EE - will you be mad if I say I still like "all things considered" on the end? Because the narrator is full of bravado and that puffed up false confidence people of her ilk put on to make themselves feel better about themsleves and what they aren't.
Yep, Scott- the guy has problems. He committs suicide at the end of the following chapter.
I never get mad at you. By all things considered, you mean, considering that we had just had sex, right? So what you're saying is, When we were finished having sex, I figured his first name wasn't too much to ask, considering that we just finished having sex.
Yeah- I see what you mean - but I guess I was thinking when I wrote this - both about what the rhythm of the sentence sounded like to me, and that this was the kind of thing the narrator would say to make a joke out of how she was living. Self-deprecating humor.
Robin, as usual, I was quickly pulled in to your story. Very engaging.
With regard to the "all things considered" debate, I think it works with and without it. The prose has a stronger punch without it, in my opinion. However, if the effect you're going for is to allow us some insight into the narrator's sense of humor, and let us see her kind of shake her head at herself, I think it works for that purpose. As you've told us this is somewhere down the line in the story, we probably already have a feel for the character's personality, and so "all things considered" may be unnecessary, and possibly overkill, thereby weakening the prose.
You have my analysis. All things considered.
Beautiful, Robin. Fantastic continuation, ril.
I think everything here has to do with dialect - including "all things considered". It's that southern dialect. Sort of an idiomatic phrase.
Hey Rob: I'll echo the lyrical style is nice (as always) in this short passage. You have a terrific, distinctive voice and style. You're likely to run into people who are gonna love it or hate it, as anyone with a strong voice does.
Me, I don't mind working a little harder to get the meaning from the convoluted syntax when I know it's only a few paragraphs. Not sure, though, that I would work so hard through 80K words. I heartily appreciate your voice -- you know I do, girlfriend; what a talent simply HAVING a unique voice! -- but the style's just not quite to my personal taste.
Now, I do have a question if this is a chapter opening and the MC -- and presumably the reader -- knows William only by his last name. Will the preceding chapter make it clear that William is a character already introduced by last name. The way this starts, it doesn't "feel" like the MC has any other knowledge of William other than taking a joy ride for reasons unknown down to his house.
You're almost done with your final edit, aren't you? When are we gonna see your query? Time to start finalizing it, you know!

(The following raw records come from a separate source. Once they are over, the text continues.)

constexpr int FM_MAXL = 8;
constexpr int FM_COLS = 32;
constexpr int FM_CHUNK = 96;
constexpr int FM_CHUNK_S = FM_CHUNK + 1;
constexpr int FM_MAXH = 512;
enum { FM_TOPK = 0, FM_PROBA = 1, FM_NAV = 2, FM_TOPK_STOP = 3, FM_NAV_MASS = 4, FM_TOPK_ROWS = 5 };

struct ModelDesc {
    int n_layers;
    int dims[FM_MAXL + 1];
    int KG[FM_MAXL];
    const float4* W[FM_MAXL];
    const float* b[FM_MAXL];
};

struct FusedParams {
    const ModelDesc* models;
    int n_models;
    const float* x;
    int d, nq;
    int s0, s1;
    int act0_floats;
    int logits_in_lds;
    const int* node_count;
    const int* col_query;
    int nb;
    int* order;
    float* logits_out;
    float* probs;
    int* classes;
    float* pq_prob;
    int* pq_ent;
    int* pq_len;
    int cap;
    const int* child_offset;
    int reverse;
    int* zero_counts;
    int n_zero;
    unsigned long long* ts;
    float stop_mass;
    float* pq_mass;
    const float* parent_mass;
    const int* nb_rows;
    long long stop_rows;
};

template <int MODE>
__global__ __launch_bounds__(256) void mlp_fused_kernel(FusedParams P) {
    extern __shared__ __attribute__((aligned(16))) float fm_smem[];
    __shared__ int s_hdr[4];
    __shared__ int s_q[FM_COLS];
    __shared__ float s_max[FM_COLS], s_sum[FM_COLS];
    const int tid = threadIdx.x, lane = tid & 63, h = lane >> 5, c = lane & 31;
    const int w = __builtin_amdgcn_readfirstlane(tid >> 6);
    ts_first(P.ts);
    if (tid == 0) {
        int model = -1, ncols = 0, first = 0;
        if (!P.node_count) {
            model = 0;
            first = blockIdx.x * FM_COLS;
            ncols = min(FM_COLS, P.nq - first);
        } else {
            int b = blockIdx.x;
            for (int m = 0; m < P.n_models; ++m) {
                const int cnt = P.node_count[m];
                const int cbs = (cnt + FM_COLS - 1) / FM_COLS;
                if (b < cbs) { model = m; first = b * FM_COLS; ncols = min(FM_COLS, cnt - first); break; }
                b -= cbs;
            }
        }
        s_hdr[0] = ncols > 0 ? model : -1;
        s_hdr[1] = ncols;
        s_hdr[2] = first;
    }
    if (P.zero_counts && blockIdx.x == 0)
        for (int i = tid; i < P.n_zero; i += 256) P.zero_counts[i] = 0;
    __syncthreads();
    const int model = s_hdr[0], ncols = s_hdr[1], first = s_hdr[2];
    if (model < 0) return;
    if (tid < FM_COLS)
        s_q[tid] = tid < ncols ? (P.node_count ? P.col_query[(size_t)model * P.nq + first + tid] : first + tid) : -1;
    __syncthreads();
    const ModelDesc& M = P.models[model];
    const int n_layers = M.n_layers;
    float* chunk0 = fm_smem;
    float* chunk1 = fm_smem + FM_COLS * FM_CHUNK_S;
    float* act0 = fm_smem + 2 * FM_COLS * FM_CHUNK_S;
    float* act1 = act0 + P.act0_floats;
    const int L = M.dims[n_layers];
    constexpr bool NAV = MODE == FM_NAV || MODE == FM_NAV_MASS;

    for (int li = 0; li < n_layers; ++li) {
        const int J = M.dims[li + 1];
        const int n_rb = (J + 31) >> 5;
        const int KG = M.KG[li];
        const bool last = li + 1 == n_layers;
        float* out = (li & 1) ? act1 : act0;
        const int So = (li & 1) ? P.s1 : P.s0;
        const float* in = (li & 1) ? act0 : act1;
        const int Si = (li & 1) ? P.s0 : P.s1;
        const bool out_lds = !last || P.logits_in_lds;
        typedef float f4v __attribute__((ext_vector_type(4)));
        typedef const __attribute__((address_space(1))) f4v* gf4;
        typedef const __attribute__((address_space(1))) float* gf1;
        const gf4 Wl = (gf4)M.W[li];
        const gf1 bl = (gf1)M.b[li];
        for (int pass = 0; pass * 16 < n_rb; ++pass) {
            int rb[4];
            bool ok[4];
            f32x16 acc[4];
#pragma unroll
            for (int j = 0; j < 4; ++j) {
                rb[j] = pass * 16 + 4 * j + w;
                ok[j] = rb[j] < n_rb;
#pragma unroll
                for (int r = 0; r < 16; ++r) acc[j][r] = bl[(ok[j] ? rb[j] : 0) * 32 + acc_row(r, h)];
            }
            gf4 ap[4];
#pragma unroll
            for (int j = 0; j < 4; ++j) ap[j] = Wl + (size_t)(ok[j] ? rb[j] : 0) * KG * 64 + lane;
            f4v aq0[4], aq1[4], aq2[4];
#pragma unroll
            for (int j = 0; j < 4; ++j) {
                aq0[j] = ap[j][0];
                aq1[j] = ap[j][(size_t)min(1, KG - 1) * 64];
                aq2[j] = ap[j][(size_t)min(2, KG - 1) * 64];
            }
#define FM_STEP(AQ, BNEXT, G)                                                                              \
            {                                                                                              \
                const float* bs_ = (BNEXT);   \
                const float n0 = bs_[0 + h], n1 = bs_[2 + h], n2 = bs_[4 + h], n3 = bs_[6 + h];            \
                _Pragma("unroll") for (int j = 0; j < 4; ++j) {                                            \
                    if (ok[j]) {                                                                           \
                        acc[j] = __builtin_amdgcn_mfma_f32_32x32x2f32(AQ[j].x, bq0, acc[j], 0, 0, 0);      \
                        acc[j] = __builtin_amdgcn_mfma_f32_32x32x2f32(AQ[j].y, bq1, acc[j], 0, 0, 0);      \
                        acc[j] = __builtin_amdgcn_mfma_f32_32x32x2f32(AQ[j].z, bq2, acc[j], 0, 0, 0);      \
                        acc[j] = __builtin_amdgcn_mfma_f32_32x32x2f32(AQ[j].w, bq3, acc[j], 0, 0, 0);      \
                    }                                                                                      \
                }                                                                                          \
                const int gn_ = min((G) + 3, KG - 1);                                                      \
                _Pragma("unroll") for (int j = 0; j < 4; ++j) AQ[j] = ap[j][(size_t)gn_ * 64];             \
                bq0 = n0; bq1 = n1; bq2 = n2; bq3 = n3;                                                    \
            }
#define FM_RANGE(BASE, G0, G1)                                                                             \
            {                                                                                              \
                int g_ = (G0);                                                                             \
                const float* bb_ = (BASE);                                                                 \
                const int last_ = ((G1) - (G0) - 1) * 8;                                                   \
                float bq0 = bb_[0 + h], bq1 = bb_[2 + h], bq2 = bb_[4 + h], bq3 = bb_[6 + h];              \
                int o_ = 0;                                                                                \
                for (; g_ + 3 <= (G1); g_ += 3, o_ += 24) {                                                \
                    FM_STEP(aq0, bb_ + min(o_ + 8, last_), g_)                                             \
                    FM_STEP(aq1, bb_ + min(o_ + 16, last_), g_ + 1)                                        \
                    FM_STEP(aq2, bb_ + min(o_ + 24, last_), g_ + 2)                                        \
                }                                                                                          \
                if (g_ < (G1)) FM_STEP(aq0, bb_ + min(o_ + 8, last_), g_)                                  \
                if (g_ + 1 < (G1)) FM_STEP(aq1, bb_ + min(o_ + 16, last_), g_ + 1)                         \
            }
            if (li == 0) {
                const int d = P.d;
                const int nck = (KG * 8 + FM_CHUNK - 1) / FM_CHUNK;
                const int row = tid >> 3, seg = tid & 7;
                const int qi = s_q[row];
                const float* src = P.x + (size_t)(qi < 0 ? 0 : qi) * d;
                const bool vec_ok = (d & 3) == 0;
                float4 st[3];
                auto fetch = [&](int ck) {
                    const int k0 = ck * FM_CHUNK + seg * 12;
                    if (vec_ok && (ck + 1) * FM_CHUNK <= d) {
#pragma unroll
                        for (int i = 0; i < 3; ++i) st[i] = *reinterpret_cast<const float4*>(src + k0 + 4 * i);
                    } else {
                        float e[12];
#pragma unroll
                        for (int i = 0; i < 12; ++i) e[i] = src[min(k0 + i, d - 1)];
#pragma unroll
                        for (int i = 0; i < 12; ++i) e[i] = k0 + i < d ? e[i] : 0.0f;
#pragma unroll
                        for (int i = 0; i < 3; ++i) st[i] = make_float4(e[4 * i], e[4 * i + 1], e[4 * i + 2], e[4 * i + 3]);
                    }
                    if (qi < 0) {
#pragma unroll
                        for (int i = 0; i < 3; ++i) st[i] = make_float4(0.f, 0.f, 0.f, 0.f);
                    }
                };
                auto put = [&](float* buf) {
                    float* dst = buf + row * FM_CHUNK_S + seg * 12;
#pragma unroll
                    for (int i = 0; i < 3; ++i) { dst[4 * i + 0] = st[i].x; dst[4 * i + 1] = st[i].y; dst[4 * i + 2] = st[i].z; dst[4 * i + 3] = st[i].w; }
                };
                fetch(0);
                put(chunk0);
                __syncthreads();
                for (int ck = 0; ck < nck; ++ck) {
                    const float* cur = (ck & 1) ? chunk1 : chunk0;
                    if (ck + 1 < nck) fetch(ck + 1);
                    const int g_end = min(KG, (ck + 1) * (FM_CHUNK / 8));
                    FM_RANGE(cur + c * FM_CHUNK_S, ck * (FM_CHUNK / 8), g_end)
                    if (ck + 1 < nck) put((ck & 1) ? chunk0 : chunk1);
                    __syncthreads();
                }
            } else {
                FM_RANGE(in + c * Si, 0, KG)
            }
#undef FM_RANGE
#undef FM_STEP
#pragma unroll
            for (int j = 0; j < 4; ++j) {
                if (!ok[j]) continue;
#pragma unroll
                for (int r = 0; r < 16; ++r) {
                    const int f = rb[j] * 32 + acc_row(r, h);
                    float v = acc[j][r];
                    if (!last) v = fmaxf(v, 0.0f);
                    if (out_lds) out[c * So + f] = v;
                    if (last && P.logits_out && c < ncols && f < L) P.logits_out[(size_t)s_q[c] * L + f] = v;
                }
            }
        }
        __syncthreads();
    }
    if (!P.logits_in_lds) return;
    const float* lg = ((n_layers - 1) & 1) ? act1 : act0;
    const int SL = ((n_layers - 1) & 1) ? P.s1 : P.s0;
    if (MODE == FM_PROBA || NAV) {
        if (tid < ncols) {
            const float* l = lg + tid * SL;
            float m = l[0];
            for (int j = 1; j < L; ++j) m = l[j] > m ? l[j] : m;
            float s = 0.0f;
            for (int j = 0; j < L; ++j) s += lmi_expf(l[j] - m);
            s_max[tid] = m;
            s_sum[tid] = s;
        }
        __syncthreads();
    }
    const int T = (MODE == FM_TOPK || MODE == FM_TOPK_STOP || MODE == FM_TOPK_ROWS) ? P.nb : L;
    const int col = w * 8 + (lane >> 3), sub = lane & 7;
    const bool live = col < ncols;
    const int q = s_q[live ? col : 0];
    const float* l = lg + (live ? col : 0) * SL;
    float sm = 0.0f, ss = 0.0f, cum = 0.0f;
    const bool rows_mass = MODE == FM_TOPK_ROWS && P.stop_mass > 0.0f;
    long long racc = 0;
    if (MODE == FM_TOPK_STOP || rows_mass) {
        sm = l[0];
        for (int j = sub; j < L; j += 8) {
            const float v = l[j];
            sm = v > sm ? v : sm;
        }
#pragma unroll
        for (int o = 4; o > 0; o >>= 1) {
            const float ov = __shfl_xor(sm, o);
            sm = ov > sm ? ov : sm;
        }
        for (int j0 = 0; j0 < L; j0 += 8) {
            const int j = j0 + sub;
            const float e = j < L ? lmi_expf(l[min(j, L - 1)] - sm) : 0.0f;
#pragma unroll
            for (int k = 0; k < 8; ++k) ss += __shfl(e, k, 8);
        }
    }
    int base = 0;
    if (NAV) base = P.pq_len[q];
    float pmass = 1.0f;
    if (MODE == FM_NAV_MASS) pmass = P.parent_mass[q];
    float pv = INFINITY;
    int pi = -1;
// ... 16 lines not shown
            if (MODE == FM_TOPK) {
                P.order[(size_t)q * P.nb + t] = cls;
            } else if (MODE == FM_TOPK_STOP) {
                P.order[(size_t)q * P.nb + t] = (t == 0 || cum < P.stop_mass) ? cls : -1;
                const float pr = cls >= 0 ? lmi_expf(l[cls] - sm) / ss : __builtin_nanf("");
                cum = t == 0 ? pr : cum + pr;
            } else if (MODE == FM_TOPK_ROWS) {
                const bool go = racc < P.stop_rows && (!rows_mass || cum < P.stop_mass);
                P.order[(size_t)q * P.nb + t] = (t == 0 || go) ? cls : -1;
                if (rows_mass) {
                    const float pr = cls >= 0 ? lmi_expf(l[cls] - sm) / ss : __builtin_nanf("");
                    cum = t == 0 ? pr : cum + pr;
                }
                if (cls >= 0) racc += P.nb_rows[cls];
            } else {
                const float pr = cls >= 0 ? lmi_expf(l[cls] - s_max[col]) / s_sum[col] : __builtin_nanf("");
                if (MODE == FM_PROBA) {
                    P.classes[(size_t)q * L + t] = cls;
                    P.probs[(size_t)q * L + t] = pr;
                } else {
                    const int pos = base + (P.reverse ? L - 1 - t : t);
                    if (pos < P.cap) {
                        P.pq_prob[(size_t)pos * P.nq + q] = pr;
                        P.pq_ent[(size_t)pos * P.nq + q] = cls >= 0 ? P.child_offset[model] + cls : -1;
                        if (MODE == FM_NAV_MASS) P.pq_mass[(size_t)pos * P.nq + q] = __fmul_rn(pmass, pr);
                    }
                }
            }
        }
        pv = bv;
        pi = bi;
    }
    if (NAV && sub == 0 && live) P.pq_len[q] = min(P.cap, base + L);
}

Phoenix has a point. If we know William only as Johnson, maybe it should begin, Johnson had the heebie jeebies.. He always.
Then talk about finding out his first name.
ril's continuation is really frightening.
Yes- this is her sense of humor speaking. That's it.
Sarah- thanks- and you're right - this way of speaking is very Southern, peppered with idiomatic phrases and turns of phrase.
Hi phoenix and EE,
Thanks for the thought about the name issue. I'll go back through the end of the previous chapter, take a look at this opening, and make sure the flow is there on the name.
Thanks for asking about my edit!
It's been quite a slog, but I'm journeying through. I'm just about on schedule - slowed down a bit this past week, then back up to speed.
The goal is - I want it finished by mid-July so it can sit, unlooked at and unloved, until we got to Wales the first of August. I'm taking it with me there, and will read it all the way through.
I really do think reading from another place gives a different perspective.
Jules, you're right - ril's was scary- he's a freaking genius.